寒いと視覚だけでなく、触覚や聴覚も敏感になっているように感じます。冒頭のように、普段はあまり気に留めない「空気」に、特に注意が行く気がするのです。頭の天辺からつま先まで冷え切り、痺れると、辛うじて温かさを保っている自分の内と外の距離が近くなる感覚。そして、室内に戻り身体が温まり直ると、鋭敏になっていた感覚が柔和になり、環境へと溶け込んでいきます。

冬のディナーメニューは、このような感覚の高まりに着目し構成されています。一皿目のセビーチェと瀬戸貝のスープは、貝殻に盛られ、そのひんやりとした質感を唇に感じながら食べることができます。つまり、温かさと冷たさ、柔和さと鋭敏さが共に訪れるのです。

メインディッシュは、神明鶏を丹念に焼き上げたもの。厨房ではシェフが炭火の温度、藁の量を調整しながら、丁寧に仕事を進めていました。

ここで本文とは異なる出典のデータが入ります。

diff --git a/ssl_amd/_lib.py b/ssl_amd/_lib.py
--- a/ssl_amd/_lib.py
+++ b/ssl_amd/_lib.py
@@ -21,6 +21,7 @@
     "ssg_set_overlap": (_i, [_i]),
     "ssg_last_overlap_assignment": (_i, []),
     "ssg_set_tiny_step": (_i, [_i]),
+    "ssg_set_dense_row_fold": (_i, [_i]),
     "ssg_edge_list": (_i, [_vp, _i, _i, _i, _i, _i, _i, _f, _i, _vp, _i, _vp, _vp, _vp, _vp, _vp, _vp]),
     "ssg_edge_mask_laplacian": (_i, [_vp, _i, _i, _i, _f, _i, _vp, _vp]),
     "ssg_map_forward": (_i, [_vp, _vp, _i, _i, _i, _i, _vp, _vp, _vp, _vp, _vp, _i, _i, _i, _f, _f, _i, _vp, _vp,
diff --git a/ssl_amd/csrc/ssg_api.hip b/ssl_amd/csrc/ssg_api.hip
--- a/ssl_amd/csrc/ssg_api.hip
+++ b/ssl_amd/csrc/ssg_api.hip
@@ -21,29 +21,6 @@
                      size_t zero_b_bytes, void *zero_c, size_t zero_c_bytes, hipStream_t st);
 size_t fwd_plan_bytes(int B, int H, int W, int capacity);
 int fwd_plan_order_offset(int B, int H, int W);
-struct DenseParams {
-  const float *img[2];
-  float *out[2];
-  int nimg;
-  const int *rank;
-  const int *n_dense;
-  const int *tiles;
-  int max_tiles;
-  const int *n_dev;
-  int n_host;
-  int B, H, W;
-  float sigma, eps;
-  int generalization;
-  int dbg;
-  double *row_scale;
-  float *tm[2];
-  int tm_slots;
-  int grid_tiles;
-  const int *strips;
-  int max_strips;
-  int *status;
-  int raw;
-};
 int fwd_plan_strip_offset(int B, int H, int W);
 int dense_max_strips(int B, int H, int W, int ks);
 bool dense_supported(int ks, int kw, int C);
@@ -101,6 +78,10 @@
 
 static std::atomic<int> g_tiny_step{1};
 extern "C" int ssg_set_tiny_step(int on) { return g_tiny_step.exchange(on != 0 ? 1 : 0, std::memory_order_relaxed); }
+static std::atomic<int> g_dense_row_fold{1};
+extern "C" int ssg_set_dense_row_fold(int on) {
+  return g_dense_row_fold.exchange(on != 0 ? 1 : 0, std::memory_order_relaxed);
+}
 extern "C" int ssg_set_operator_plan_threshold(int positions);
 extern "C" int ssg_set_dense_threshold(int edge_pixels_per_tile) {
   const int prev = dense_threshold();
@@ -212,6 +193,7 @@
   int rows_hint = 0;
   SideStream *side = nullptr;
   bool open = false;
+  bool fold = false;
   hipStream_t dense() const { return open && assign == 2 ? side->side : st; }
   hipStream_t direct() const { return open && assign == 1 ? side->side : st; }
 };
@@ -315,6 +297,18 @@
   const size_t n = (size_t)(n_rows > 0 ? n_rows : 1);
   return align_up(sizeof(float) * n * ks * ks, 256) + 3 * align_up(sizeof(float) * n, 256);
 }
+struct SplitScratch {
+  float *G, *sum_b, *gmax_part, *dot;
+};
+static SplitScratch carve_split(void *scratch, int n_host, int ks) {
+  SplitScratch s;
+  const size_t nfl = align_up(sizeof(float) * (size_t)(n_host > 0 ? n_host : 1), 256);
+  s.G = (float *)scratch;
+  s.sum_b = (float *)((char *)scratch + align_up(sizeof(float) * (size_t)n_host * ks * ks, 256));
+  s.gmax_part = (float *)((char *)s.sum_b + nfl);
+  s.dot = (float *)((char *)s.gmax_part + nfl);
+  return s;
+}
 
 struct TileMajor {
   float *rows[2] = {nullptr, nullptr};
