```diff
@@ -330,16 +354,16 @@
 
 int xmap_exclusive_scan_i64(void *stream, const int64_t *in, int64_t *out, int64_t n, int64_t *h_total) {
     XM_ARG(out && (in || n == 0));
-    return xmap::exclusive_scan<long long>((hipStream_t)stream, 1, (const long long *)in, nullptr, 0, out, nullptr, n, h_total);
+    return xmap::exclusive_scan<long long>((hipStream_t)stream, (hipStream_t)stream, 1, (const long long *)in, nullptr, 0, out, nullptr, n, h_total);
 }
 int xmap_exclusive_scan_i32_to_i64(void *stream, const int32_t *in, int64_t *out, int64_t n, int64_t *h_total) {
     XM_ARG(out && (in || n == 0));
-    return xmap::exclusive_scan<int>((hipStream_t)stream, 1, in, nullptr, 0, out, nullptr, n, h_total);
+    return xmap::exclusive_scan<int>((hipStream_t)stream, (hipStream_t)stream, 1, in, nullptr, 0, out, nullptr, n, h_total);
 }
 int xmap_exclusive_scan2_i32_to_i64(void *stream, const int32_t *in_a, const int32_t *in_b, int32_t a_plus_b, int64_t *out_a,
                                     int64_t *out_b, int64_t n, int64_t *h_totals) {
     XM_ARG(out_a && out_b && ((in_a && in_b) || n == 0));
-    return xmap::exclusive_scan<int>((hipStream_t)stream, 2, in_a, in_b, a_plus_b ? 1 : 0, out_a, out_b, n, h_totals);
+    return xmap::exclusive_scan<int>((hipStream_t)stream, (hipStream_t)stream, 2, in_a, in_b, a_plus_b ? 1 : 0, out_a, out_b, n, h_totals);
 }
 int xmap_scan_self_tiles(void) { return xmap::SCAN2_MAX_TILES; }
 }
```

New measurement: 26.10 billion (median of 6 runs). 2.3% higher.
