+            }
+          }
+        }
+      } catch (const std::exception&) {
+        st->fail_fifo.store(1);
+      }
+      team.barrier.wait();
+      if (st->fail_fifo.load()) break;
+      try {
+        for (int k = k_lo; k < k_hi; ++k) {
+          Owner<Cnt>& o = st->owners[static_cast<size_t>(k)];
+          for (size_t h = 0; h < n_pick; ++h) {
+            const int64_t t = static_cast<int64_t>(pick[h]) - o.lo;
+            if (pick[h] < 0 || t < 0 || t >= o.n) continue;
+            for (int g = 0; g < G; ++g)
+              o.cnt[static_cast<size_t>(g) * static_cast<size_t>(o.n) + static_cast<size_t>(t)] =
+                  Owner<Cnt>::kPlaced;
+            st->placed[static_cast<size_t>(o.lo + t)] = 1;
+            ++o.gone;
+          }
+          if (o.gone >= 64 && o.gone * 4 >= o.live) pack_lists(o);
+          apply_round(o, G, pl.max_len, st->events, evs, moves);
+        }
+      } catch (const std::exception&) {
+        st->fail_apply.store(1);
+      }
+    }
+  }
+  team.barrier.wait();
+  if (st->fail_apply.load() || st->fail_fifo.load()) bad = 2;
+  team.barrier.wait();
+  if (me == 0) {
+    delete st;
+    team.state = nullptr;
+  }
+  return bad;
+}
+
+int walk_pool_any(Team& team, int me, const Pool& pl, int64_t window, int64_t col_cap) {
+  if (pl.max_len < 0xff) return walk_pool<uint8_t>(team, me, pl, window, col_cap);
+  if (pl.max_len < 0xffff) return walk_pool<uint16_t>(team, me, pl, window, col_cap);
+  return walk_pool<int32_t>(team, me, pl, window, col_cap);
+}
+
+void add_pools(const Pieces& p, const int32_t* ne, int64_t m, int64_t R, int64_t X, int64_t G,
+               int32_t* seq, std::vector<Pool>& pools, std::vector<int64_t>& part_off) {
+  std::vector<Task> unused;
+  add_tasks(p, ne, m, R, X, 1, seq, unused, part_off);
+  for (int64_t q = 0; q < X / G; ++q) {
+    const int64_t b = part_off[static_cast<size_t>(q * G)];
+    const int64_t e = part_off[static_cast<size_t>((q + 1) * G)];
+    if (e == b) continue;
+    Pool pl{p, ne + b, e - b, seq + b, {}, {}, 0, 0, 1};
+    for (int64_t g = 0; g < G; ++g) {
+      pl.off.push_back(part_off[static_cast<size_t>(q * G + g)] - b);
+      pl.size.push_back(part_off[static_cast<size_t>(q * G + g) + 1] -
+                        part_off[static_cast<size_t>(q * G + g)]);
+    }
+    for (int64_t i = b; i < e; ++i) {
+      const int64_t len = p.end(ne[i]) - p.begin(ne[i]);
+      pl.nnz += len;
+      pl.max_len = std::max(pl.max_len, len);
+    }
+    const int64_t deg = pl.nnz / std::max<int64_t>(1, p.c_hi - p.c_lo);
+    while (pl.K * 2 <= kMaxOwners && pl.K * 4 <= deg) pl.K *= 2;
+    pools.push_back(std::move(pl));
+  }
+}
+
+hgd_status run_pools(const char* fn, const std::vector<Pool>& pools, int64_t window,
+                     int64_t col_cap, int32_t threads) {
+  if (pools.empty()) return HGD_OK;
+  int64_t owners = 0;
+  for (const Pool& pl : pools) owners += pl.K;
+  std::atomic<int> bad_column{0}, no_memory{0};
+  std::atomic<int> go{0};
+  std::vector<std::unique_ptr<Team>> teams;
+  auto work = [&](int id) noexcept {
+    int n;
+    for (int spin = 0; (n = go.load(std::memory_order_acquire)) == 0; ++spin)
+      if (spin >= 512) std::this_thread::yield();
+    if (n < 0) return;
+    const int n_teams = static_cast<int>(teams.size());
+    Team& team = *teams[static_cast<size_t>(id % n_teams)];
+    for (size_t i = static_cast<size_t>(id % n_teams); i < pools.size();
+         i += static_cast<size_t>(n_teams)) {
+      const int bad = walk_pool_any(team, id / n_teams, pools[i], window, col_cap);
+      if (bad == 1) bad_column.store(1);
+      if (bad == 2) no_memory.store(1);
+    }
+  };
+  int n = 1;
   std::vector<std::thread> th;
   try {
-    th.reserve(static_cast<size_t>(n));
-    for (int i = 1; i < n; ++i) th.emplace_back(work);
+    const int want = pick_threads(threads, owners);
+    th.reserve(static_cast<size_t>(want));
+    for (int i = 1; i < want; ++i) {
+      th.emplace_back(work, i);
+      ++n;
+    }
   } catch (const std::exception&) {
   }
-  work();
+  try {
+    const int n_teams = static_cast<int>(std::min<size_t>(pools.size(), static_cast<size_t>(n)));
+    for (int i = 0; i < n_teams; ++i)
+      teams.emplace_back(new Team(n / n_teams + (i < n % n_teams ? 1 : 0)));
+  } catch (const std::exception&) {
+    go.store(-1, std::memory_order_release);
+    for (auto& t : th) t.join();
+    return greedy_fail(HGD_ERR_WORKSPACE, "%s: out of host memory", fn);
+  }
+  go.store(n, std::memory_order_release);
+  work(0);
   for (auto& t : th) t.join();
   if (bad_column.load())
     return greedy_fail(HGD_ERR_INVALID_ARG, "%s: a column outside [0, n_cols)", fn);
   if (no_memory.load()) return greedy_fail(HGD_ERR_WORKSPACE, "%s: out of host memory", fn);
   return HGD_OK;
-}
-
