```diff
diff --git a/nano-dpow_amd/nanopow/_lib.py b/nano-dpow_amd/nanopow/_lib.py
--- a/nano-dpow_amd/nanopow/_lib.py
+++ b/nano-dpow_amd/nanopow/_lib.py
@@ -45,6 +45,7 @@
     "npow_submit_sweep_background", "npow_ticket_sweep", "npow_submit_best", "npow_wait_best", "npow_ticket_best",
     "npow_submit_best_background", "npow_ticket_best_hold",
     "npow_submit_sweep_shared", "npow_submit_best_shared", "npow_ticket_share",
+    "npow_device_one_entry_launches",
 )
 
 
@@ -374,6 +375,9 @@
                 f.restype = ctypes.c_int
             lib.npow_ticket_share.argtypes = [u64, ctypes.POINTER(_RangeShareStruct)]
             lib.npow_ticket_share.restype = ctypes.c_int
+        if hasattr(lib, "npow_device_one_entry_launches"):
+            lib.npow_device_one_entry_launches.argtypes = [ctypes.c_int, pu64]
+            lib.npow_device_one_entry_launches.restype = ctypes.c_int
         _lib = lib
         return lib
 
@@ -849,6 +853,12 @@
             _check(self.lib.npow_device_stats_get(device, ctypes.byref(s)), self.lib)
         return s
 
+    def one_entry_launches(self, device: int = 0) -> int:
+        _JobTicket._need(self.lib, "npow_device_one_entry_launches")
+        n = ctypes.c_uint64(0)
+        _check(self.lib.npow_device_one_entry_launches(device, ctypes.byref(n)), self.lib)
+        return n.value
+
     def abi_version(self) -> int:
         return int(self.lib.npow_abi_version())
 
```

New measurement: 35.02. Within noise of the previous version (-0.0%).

商店街の散策中に山から聞こえてくる鳥たちのさえずり。Azumiの食事を頂いている時に漂ってくる、厨房から溢れ出てきた芳醇な香り。食材の食感や温度。海上で受けた冷たい風によって硬直した身体の感覚。yubuneの湯に浸かり身体が解れる感覚。

冬は私たちの感覚を研ぎ澄まし、五感をより深く感じさせてくれるのです。